Any and all suggestions welcome 😊


----------



## Ria (Aug 30, 2018)

I'm not sure with the treats, you found but to answers your questions
1. if you u think you can take off the back legs go for it. Although you can always gut load them for 24 hours and freeze them for 24-48 hours so they are dead and then just thaw them for 10-15 mins before feeding (this works with all insects)
2. Live mealworms along with any insect wont eat the insides of the hedgehog. Once they go past the hedgehogs mouth they are generally chewed up and dead.
3. Apples are a good try, but shouldnt be used a lot because they contain a fairbit of natural sugars - Holly prefers her apples boiled, some prefer them normally and some hate them. There is this thing about the skin being unsafe and a choking hazard.
4. Hedgehogs are lactose intolerant, and should have anything like yoghurt, milk, cheese ect.

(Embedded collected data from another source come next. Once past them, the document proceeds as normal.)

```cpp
bool attn_mfma8_ok(int d, int L) { return (d == 8 || d == 16) && L % 256 == 0; }
static int g_attn_pv = 1;
void attn_pv_set(int m) { g_attn_pv = m; }
void attn_mfma8_fwd(const float* qkv, float* o, float* lse, int B, int heads, int d, int L, float sc, hipStream_t s) {
  if (d == 8 && g_attn_pv) hipLaunchKernelGGL(attn_fwd_pv<8>, dim3(L / 256, heads, B), dim3(256), 0, s, qkv, o, lse, heads, L, sc);
  else if (d == 8) hipLaunchKernelGGL(attn_fwd_mfma<8>, dim3(L / 256, heads, B), dim3(256), 0, s, qkv, o, lse, heads, L, sc);
  else hipLaunchKernelGGL(attn_fwd_mfma<16>, dim3(L / 256, heads, B), dim3(256), 0, s, qkv, o, lse, heads, L, sc);
}
void attn_mfma8_bwd_dq(const float* qkv, const float* o, const float* d_o, const float* lse, float* dqkv, float* delta,
                       int B, int heads, int d, int L, float sc, hipStream_t s) {
  if (d == 8) hipLaunchKernelGGL((attn_bwd_dq_mfma<8, 2>), dim3(L / 256, heads, B), dim3(256), 0, s, qkv, o, d_o, lse, dqkv, delta, heads, L, sc);
  else hipLaunchKernelGGL((attn_bwd_dq_mfma<16, 1>), dim3(L / 128, heads, B), dim3(256), 0, s, qkv, o, d_o, lse, dqkv, delta, heads, L, sc);
}
bool attn_fused_bwd(const float* qkv, const float* o, const float* d_o, const float* lse, float* dqkv, float* delta, int B, int heads,
                    int d, int L, float sc, hipStream_t s) {
  if (d != 8 || !g_attn_pv || L % 256) return false;
  const long total = (long)B * heads * L;
  hipLaunchKernelGGL(attn_delta_k, dim3((unsigned)((total + 255) / 256)), dim3(256), 0, s, o, d_o, delta, heads, d, L, total);
  hipLaunchKernelGGL(attn_bwd_fused<8>, dim3(heads, B), dim3(256), 0, s, qkv, d_o, lse, delta, dqkv, heads, L, sc);
  return true;
}
void attn_mfma8_bwd_dkv(const float* qkv, const float* d_o, const float* lse, const float* delta, float* dqkv, int B, int heads, int L,
                        float sc, hipStream_t s) {
  hipLaunchKernelGGL((attn_bwd_dkv_mfma<8, 2>), dim3(L / 256, heads, B), dim3(256), 0, s, qkv, d_o, lse, delta, dqkv, heads, L, sc);
}

}
```

Before: 35940 images/s.

## Software-pipeline attention backward: interleave exp/split with MFMA stages across tiles

```diff
diff --git a/aliasfree-diffusion-models-pytorch_amd/csrc/attn_mfma.hip b/aliasfree-diffusion-models-pytorch_amd/csrc/attn_mfma.hip
--- a/aliasfree-diffusion-models-pytorch_amd/csrc/attn_mfma.hip
+++ b/aliasfree-diffusion-models-pytorch_amd/csrc/attn_mfma.hip
@@ -543,6 +543,13 @@
   delta[i] = s;
 }
 
+__device__ __forceinline__ void split_pair(float x0, float x1, float neg1, uint32_t& w1, uint32_t& w2) {
+  const h2v a = __builtin_convertvector((f2){x0, x1}, h2v);
+  const h2v c = __builtin_convertvector((f2){__builtin_fmaf((float)a[0], neg1, x0), __builtin_fmaf((float)a[1], neg1, x1)}, h2v);
+  w1 = __builtin_bit_cast(uint32_t, a);
+  w2 = __builtin_bit_cast(uint32_t, c);
+}
+struct BwdPieces { u32x4 v1[2], v2[2], k1[2], k2[2]; };
 __device__ __forceinline__ void split16(const f32x16& v, float neg1, h8 (&p1)[2], h8 (&p2)[2]) {
 #pragma unroll
   for (int g = 0; g < 2; ++g) {
@@ -574,12 +581,12 @@
                                                        const float* __restrict__ lse, const float* __restrict__ delta,
                                                        float* __restrict__ dqkv, int heads, int L, float scale) {
   static_assert(D == 8, "attn_bwd_fused: head dim 8");
-  constexpr int REC = 2 * 2 * 2 * 16;
+  constexpr int RECB = 2 * 16 + 1, REC = 4 * RECB;
   __shared__ __attribute__((aligned(16))) uint32_t Qp[3 * kTK * 4];
   __shared__ __attribute__((aligned(16))) uint32_t Gp[3 * kTK * 4];
-  __shared__ __attribute__((aligned(16))) _Float16 QA[(REC + 1) * 8];
-  __shared__ __attribute__((aligned(16))) _Float16 GA[(REC + 1) * 8];
-  __shared__ __attribute__((aligned(16))) _Float16 KA[4 * (REC + 1) * 8];
+  __shared__ __attribute__((aligned(16))) _Float16 QA[REC * 8];
+  __shared__ __attribute__((aligned(16))) _Float16 GA[REC * 8];
+  __shared__ __attribute__((aligned(16))) _Float16 KA[4 * REC * 8];
   __shared__ __attribute__((aligned(16))) bf8 Bf[4][2][2][3][64];
   __shared__ __attribute__((aligned(16))) float Ls[kTK];
   __shared__ __attribute__((aligned(16))) float Ds[kTK];
@@ -595,17 +602,21 @@
   const float* dlp = delta + ((long)b * heads + h) * L;
   float* dqg = dqkv + ((long)b * 3 * C + h * D) * L;
 
-  if (threadIdx.x < 8) { QA[REC * 8 + threadIdx.x] = (_Float16)0.f; GA[REC * 8 + threadIdx.x] = (_Float16)0.f; }
-  if (threadIdx.x < 32) KA[(threadIdx.x >> 3) * (REC + 1) * 8 + REC * 8 + (threadIdx.x & 7)] = (_Float16)0.f;
+  if (threadIdx.x < 32) {
+    const int z = ((threadIdx.x >> 3) * RECB + 32) * 8 + (threadIdx.x & 7);
+    QA[z] = (_Float16)0.f; GA[z] = (_Float16)0.f;
+  }
+  if (threadIdx.x < 128) KA[(threadIdx.x >> 5) * REC * 8 + (((threadIdx.x >> 3) & 3) * RECB + 32) * 8 + (threadIdx.x & 7)] = (_Float16)0.f;
   h8 perm[2];
 #pragma unroll
   for (int g = 0; g < 2; ++g)
 #pragma unroll
     for (int j = 0; j < 8; ++j) perm[g][j] = (l31 == acc_row(8 * g + j, half)) ? (_Float16)1.0f : (_Float16)0.0f;
-  auto a_rec = [&](int t, int g) { return l31 < 16 ? ((t * 2 + g) * 2 + half) * 16 + l31 : REC; };
+  const int a_lane = l31 < 16 ? half * 16 + l31 : 32;
+  auto a_rec = [&](int t, int g) { return (t * 2 + g) * RECB + a_lane; };
   const int jp0 = threadIdx.x >> 6, rr = threadIdx.x & 63;
   const int rho = rr & 31, sh = (rho >> 2) & 1, sr = (rho & 3) + 4 * (rho >> 3);
-  const int sbase = ((((rr >> 5) * 2 + (sr >> 3)) * 2 + sh) * 16) * 8 + (sr & 7);
+  const int sbase = (((rr >> 5) * 2 + (sr >> 3)) * RECB + sh * 16) * 8 + (sr & 7);
 
   float sq = __uint_as_float(kH2ScaleCapBits), sg = sq;
   const float neg1 = opaque_neg1();
@@ -643,7 +654,7 @@
         for (int d = 0; d < D; ++d) {
           _Float16 a, c;
           h2_split(xk[j][d], sk, a, c);
-          const int base = wv * (REC + 1) * 8 + (((j * 2 + (kr >> 3)) * 2 + kh) * 16) * 8 + (kr & 7);
+          const int base = wv * REC * 8 + ((j * 2 + (kr >> 3)) * RECB + kh * 16) * 8 + (kr & 7);
           KA[base + d * 8] = a; KA[base + (d + 8) * 8] = c;
         }
     }
@@ -655,20 +666,25 @@
     float sds = __uint_as_float(kH2ScaleCapBits);
 
     float qreg[2], greg[2], lreg = 0.f, dreg = 0.f;
+    const unsigned foff = 2 * jp0 * L + rr;
     auto fetch = [&](int t0) {
+      unsigned fo = foff, ft = threadIdx.x;
+      asm volatile("" : "+v"(fo), "+v"(ft));
 #pragma unroll
       for (int hh = 0; hh < 2; ++hh) {
-        qreg[hh] = qp[(long)(2 * jp0 + hh) * L + t0 + rr];
-        greg[hh] = gp[(long)(2 * jp0 + hh) * L + t0 + rr];
-      }
-      if (threadIdx.x < kTK) { lreg = lp[t0 + threadIdx.x] * kLog2e; dreg = dlp[t0 + threadIdx.x]; }
+        qreg[hh] = (qp + hh * L + t0)[fo];
+        greg[hh] = (gp + hh * L + t0)[fo];
+      }
+      if (threadIdx.x < kTK) { lreg = (lp + t0)[ft] * kLog2e; dreg = (dlp + t0)[ft]; }
     };
     auto dq_flush = [&](int t0) {
 #pragma unroll
       for (int it = 0; it < 2; ++it) {
         const int d = threadIdx.x >> 5, q = (threadIdx.x & 31) + 32 * it;
         const float t = ((DQ[0][d][q] + DQ[1][d][q]) + DQ[2][d][q]) + DQ[3][d][q];
-        float* dst = dqg + (long)d * L + t0 + q;
+        unsigned dq_o = d * L + q;
+        asm volatile("" : "+v"(dq_o));
+        float* dst = dqg + t0 + dq_o;
         *dst = kb == 0 ? t : *dst + t;
       }
     };
@@ -715,86 +731,107 @@
       __syncthreads();
       if (t0 + kTK < L) fetch(t0 + kTK);
       const float udq = (scale * h2_inv_pow2(sds)) * h2_inv_pow2(sk);
-#pragma unroll
-      for (int qt = 0; qt < kTK / 32; ++qt) {
-        const h8* qa = reinterpret_cast<const h8*>(QA);
-        const h8* ga = reinterpret_cast<const h8*>(GA);
-        const h8* ka = reinterpret_cast<const h8*>(KA) + wv * (REC + 1);
-        f32x16 accQ;
-#pragma unroll
-        for (int r = 0; r < 16; ++r) accQ[r] = 0.f;
-#pragma unroll
-        for (int j = 0; j < 2; ++j) {
-          f32x16 sc, dp;
-#pragma unroll
-          for (int r4 = 0; r4 < 4; ++r4) {
-            const int qr = qt * 32 + 8 * r4 + 4 * half;
-            const float4 ls = *reinterpret_cast<const float4*>(Ls + qr), dl = *reinterpret_cast<const float4*>(Ds + qr);
-            sc[4 * r4] = ls.x; sc[4 * r4 + 1] = ls.y; sc[4 * r4 + 2] = ls.z; sc[4 * r4 + 3] = ls.w;
-            dp[4 * r4] = dl.x; dp[4 * r4 + 1] = dl.y; dp[4 * r4 + 2] = dl.z; dp[4 * r4 + 3] = dl.w;
+      const h8* qa = reinterpret_cast<const h8*>(QA);
+      const h8* ga = reinterpret_cast<const h8*>(GA);
+      const h8* ka = reinterpret_cast<const h8*>(KA) + wv * REC;
+      auto phase_a = [&](int qt, int j, f32x16& sc, f32x16& dp) __attribute__((always_inline)) {
+#pragma unroll
+        for (int r4 = 0; r4 < 4; ++r4) {
+          const int qr = qt * 32 + 8 * r4 + 4 * half;
+          const float4 ls = *reinterpret_cast<const float4*>(Ls + qr), dl = *reinterpret_cast<const float4*>(Ds + qr);
+          sc[4 * r4] = ls.x; sc[4 * r4 + 1] = ls.y; sc[4 * r4 + 2] = ls.z; sc[4 * r4 + 3] = ls.w;
+          dp[4 * r4] = dl.x; dp[4 * r4 + 1] = dl.y; dp[4 * r4 + 2] = dl.z; dp[4 * r4 + 3] = dl.w;
+        }
+        {
+          bf8 aq[3], bkj[3];
+          load_frags<D>(Qp, qt * 32 + l31, half, aq);
+#pragma unroll
+          for (int m = 0; m < 3; ++m) bkj[m] = Bf[wv][j][0][m][lane];
+          sc = dotx3c<D>(aq, bkj, sc);
+        }
+        __builtin_amdgcn_sched_barrier(0);
+        {
+          bf8 ag[3], bvj[3];
+          load_frags<D>(Gp, qt * 32 + l31, half, ag);
+#pragma unroll
+          for (int m = 0; m < 3; ++m) bvj[m] = Bf[wv][j][1][m][lane];
+          dp = dotx3c<D>(ag, bvj, dp);
+        }
+      };
+      auto phase_b = [&](int q, const f32x16& sc, const f32x16& dp, BwdPieces& P) __attribute__((always_inline)) {
+        const float x0 = __builtin_amdgcn_exp2f(sc[2 * q]), x1 = __builtin_amdgcn_exp2f(sc[2 * q + 1]);
+        const float y0 = dp[2 * q] * x0, y1 = dp[2 * q + 1] * x1;
+        uint32_t w1, w2;
+        split_pair(x0, x1, neg1, w1, w2);
+        P.v1[q >> 2][q & 3] = w1; P.v2[q >> 2][q & 3] = w2;
+        split_pair(y0, y1, neg1, w1, w2);
+        P.k1[q >> 2][q & 3] = w1; P.k2[q >> 2][q & 3] = w2;
+      };
+      f32x16 accQ, tq;
+      h8 ga0, ga1, qa0, qa1, ka0, ka1;
+      auto phase_c = [&](int s, int qt, int j, const BwdPieces& P) __attribute__((always_inline)) {
+        if (s == 0) { ga0 = ga[a_rec(qt, 0)]; ga1 = ga[a_rec(qt, 1)]; }
+        if (s == 1) { qa0 = qa[a_rec(qt, 0)]; qa1 = qa[a_rec(qt, 1)]; }
+        if (s == 2) { ka0 = ka[a_rec(j, 0)]; ka1 = ka[a_rec(j, 1)]; }
+        if (s == 0 || s == 1) {
+          const u32x4* pv = s ? P.v2 : P.v1;
+          accV[j] = __builtin_amdgcn_mfma_f32_32x32x16_f16(ga0, __builtin_bit_cast(h8, pv[0]), accV[j], 0, 0, 0);
+          accV[j] = __builtin_amdgcn_mfma_f32_32x32x16_f16(ga1, __builtin_bit_cast(h8, pv[1]), accV[j], 0, 0, 0);
+        } else if (s == 2 || s == 5) {
+          const u32x4* pk = s == 5 ? P.k2 : P.k1;
+#pragma unroll
+          for (int r = 0; r < 16; ++r) tq[r] = 0.f;
+          tq = __builtin_amdgcn_mfma_f32_32x32x16_f16(__builtin_bit_cast(h8, pk[0]), perm[0], tq, 0, 0, 0);
+          tq = __builtin_amdgcn_mfma_f32_32x32x16_f16(__builtin_bit_cast(h8, pk[1]), perm[1], tq, 0, 0, 0);
+        } else if (s == 3 || s == 6) {
+          const u32x4* pk = s == 6 ? P.k2 : P.k1;
+          accK[j] = __builtin_amdgcn_mfma_f32_32x32x16_f16(qa0, __builtin_bit_cast(h8, pk[0]), accK[j], 0, 0, 0);
+          accK[j] = __builtin_amdgcn_mfma_f32_32x32x16_f16(qa1, __builtin_bit_cast(h8, pk[1]), accK[j], 0, 0, 0);
+        } else {
+          h8 e[2];
+          pack16(tq, e);
+          if (s == 4 && j == 0) {
+#pragma unroll
+            for (int r = 0; r < 16; ++r) accQ[r] = 0.f;
           }
-          {
-            bf8 aq[3], bkj[3];
-            load_frags<D>(Qp, qt * 32 + l31, half, aq);
-#pragma unroll
-            for (int m = 0; m < 3; ++m) bkj[m] = Bf[wv][j][0][m][lane];
-            sc = dotx3c<D>(aq, bkj, sc);
-          }
-          {
-            bf8 ag[3], bvj[3];
-            load_frags<D>(Gp, qt * 32 + l31, half, ag);
-#pragma unroll
-            for (int m = 0; m < 3; ++m) bvj[m] = Bf[wv][j][1][m][lane];
-            dp = dotx3c<D>(ag, bvj, dp);
-          }
-#pragma unroll
-          for (int r = 0; r < 16; ++r) {
-            const float pv = __builtin_amdgcn_exp2f(sc[r]);
-            sc[r] = pv;
-            dp[r] *= pv;
-          }
+          accQ = __builtin_amdgcn_mfma_f32_32x32x16_f16(ka0, e[0], accQ, 0, 0, 0);
+          accQ = __builtin_amdgcn_mfma_f32_32x32x16_f16(ka1, e[1], accQ, 0, 0, 0);
+        }
+      };
+      auto dq_out = [&](int qt) __attribute__((always_inline)) {
+#pragma unroll
+        for (int i = 0; i < 4; ++i) DQ[wv][4 * half + i][qt * 32 + l31] = (accQ[i] + accQ[4 + i]) * udq;
+      };
+      BwdPieces pcs[2];
+      f32x16 sc, dp;
+      __builtin_amdgcn_s_setprio(2);
+      phase_a(0, 0, sc, dp);
+      __builtin_amdgcn_s_setprio(0);
+      __builtin_amdgcn_sched_barrier(0);
+#pragma unroll
+      for (int q = 0; q < 8; ++q) phase_b(q, sc, dp, pcs[0]);
+      __builtin_amdgcn_sched_barrier(0);
+#pragma unroll
+      for (int i = 1; i < 4; ++i) {
+        phase_a(i >> 1, i & 1, sc, dp);
+        __builtin_amdgcn_sched_barrier(0);
+#pragma unroll
+        for (int s = 0; s < 8; ++s) {
+          phase_c(s, (i - 1) >> 1, (i - 1) & 1, pcs[(i - 1) & 1]);
           __builtin_amdgcn_sched_barrier(0);
-          h8 p1[2], p2[2];
-          {
-            split16(sc, neg1, p1, p2);
-            const h8 ga0 = ga[a_rec(qt, 0)], ga1 = ga[a_rec(qt, 1)];
-            __builtin_amdgcn_s_setprio(2);
-            accV[j] = __builtin_amdgcn_mfma_f32_32x32x16_f16(ga0, p1[0], accV[j], 0, 0, 0);
-            accV[j] = __builtin_amdgcn_mfma_f32_32x32x16_f16(ga1, p1[1], accV[j], 0, 0, 0);
-            accV[j] = __builtin_amdgcn_mfma_f32_32x32x16_f16(ga0, p2[0], accV[j], 0, 0, 0);
-            accV[j] = __builtin_amdgcn_mfma_f32_32x32x16_f16(ga1, p2[1], accV[j], 0, 0, 0);
-          }
-          __builtin_amdgcn_s_setprio(0);
+          phase_b(s, sc, dp, pcs[i & 1]);
           __builtin_amdgcn_sched_barrier(0);
-          {
-            split16(dp, neg1, p1, p2);
-            const h8 qa0 = qa[a_rec(qt, 0)], qa1 = qa[a_rec(qt, 1)];
-            __builtin_amdgcn_s_setprio(2);
-            accK[j] = __builtin_amdgcn_mfma_f32_32x32x16_f16(qa0, p1[0], accK[j], 0, 0, 0);
-            accK[j] = __builtin_amdgcn_mfma_f32_32x32x16_f16(qa1, p1[1], accK[j], 0, 0, 0);
-            accK[j] = __builtin_amdgcn_mfma_f32_32x32x16_f16(qa0, p2[0], accK[j], 0, 0, 0);
-            accK[j] = __builtin_amdgcn_mfma_f32_32x32x16_f16(qa1, p2[1], accK[j], 0, 0, 0);
-          }
-          __builtin_amdgcn_sched_barrier(0);
-          const h8 ka0 = ka[a_rec(j, 0)], ka1 = ka[a_rec(j, 1)];
-#pragma unroll
-          for (int pc = 0; pc < 2; ++pc) {
-            f32x16 t;
-#pragma unroll
-            for (int r = 0; r < 16; ++r) t[r] = 0.f;
-            t = __builtin_amdgcn_mfma_f32_32x32x16_f16(pc ? p2[0] : p1[0], perm[0], t, 0, 0, 0);
-            t = __builtin_amdgcn_mfma_f32_32x32x16_f16(pc ? p2[1] : p1[1], perm[1], t, 0, 0, 0);
-            h8 e[2];
-            pack16(t, e);
-            accQ = __builtin_amdgcn_mfma_f32_32x32x16_f16(ka0, e[0], accQ, 0, 0, 0);
-            accQ = __builtin_amdgcn_mfma_f32_32x32x16_f16(ka1, e[1], accQ, 0, 0, 0);
-          }
-          __builtin_amdgcn_s_setprio(0);
-          __builtin_amdgcn_sched_barrier(0);
-        }
-#pragma unroll
-        for (int i = 0; i < 4; ++i) DQ[wv][4 * half + i][qt * 32 + l31] = (accQ[i] + accQ[4 + i]) * udq;
-      }
+        }
+        if (i == 2) dq_out(0);
+      }
+      __builtin_amdgcn_s_setprio(2);
+#pragma unroll
+      for (int s = 0; s < 8; ++s) {
+        phase_c(s, 1, 1, pcs[1]);
+        __builtin_amdgcn_sched_barrier(0);
+      }
+      __builtin_amdgcn_s_setprio(0);
+      dq_out(1);
     }
     __syncthreads();
     dq_flush(L - kTK);
```

After: 36100 images/s, median of 6. No clear change (+0.4%).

You could try scrambled egg without the milk. They are like us and like their eggs different.
You could also try cooked chicken, lamb and duck - boiled, roasted, steamed doesnt matter as long as its plain cooked.
Or from a pet shop you can buy the pet grade frozen raw meat, get the ones that are like small cubes or along those lines depending what you can get. This should be thawed and give to the hog as it is.
Plain cooked vegetables can go down pretty well, carrots, sweet potatoes, brussel sprouts, green beans are all ones that seem popular.


----------



## Aj.t (Jan 29, 2019)

Christina loves freeze dried chicken; I get small bags from my local shop for cheap and they last forever! She’s also fond of honeydew melon, though melons do contain high amounts of natural sugars, so it’s best in rare moderation. Apples have a good amount of sugar as well, but they also have a decent amount of fiber, so it’s a nice treat here and there! Like Ria said, just be sure to cut the skin off as it could become problematic in their mouth. Live insects are a GREAT source of enrichment, as they stimulate hedgehog’s need to forage and catch food. The problem some owners run into is with freeze dried insects causing a blocked intestine. Otherwise, live are perfectly safe!


----------



## Aj.t (Jan 29, 2019)

After looking at the treat you linked, I don’t see a problem with it. They would be like a potato chip, however, so should be limited in how often you give them, as they don’t have any truly beneficial nutritional value!


----------



## Ria (Aug 30, 2018)

You can make a forage tray to make them work for their food if you don't want to use live.
I just really remembered about it,
If you don't know already a forage tray is basically a tray of loose bits like fleece strips, or strips of paper, carefresh/kaytee clean and cozy, that type of thing then you just hid the dead insects around in the tray and they can dig around for them.
Its like the work of hunting for them but they can't get anywhere in your house !!!


----------



## Emc (Nov 18, 2018)

Live insects are safe. I don't know where the myth regarding mealworms (and superworms) chewing their way out of an animals stomach originated, but as Ria mentioned once theyre in your hogs mouth theyre gone haha. If this is why you've been feeding canned mealworms, you have nothing to worry about - live are completely safe, and far more nutritious for your pet.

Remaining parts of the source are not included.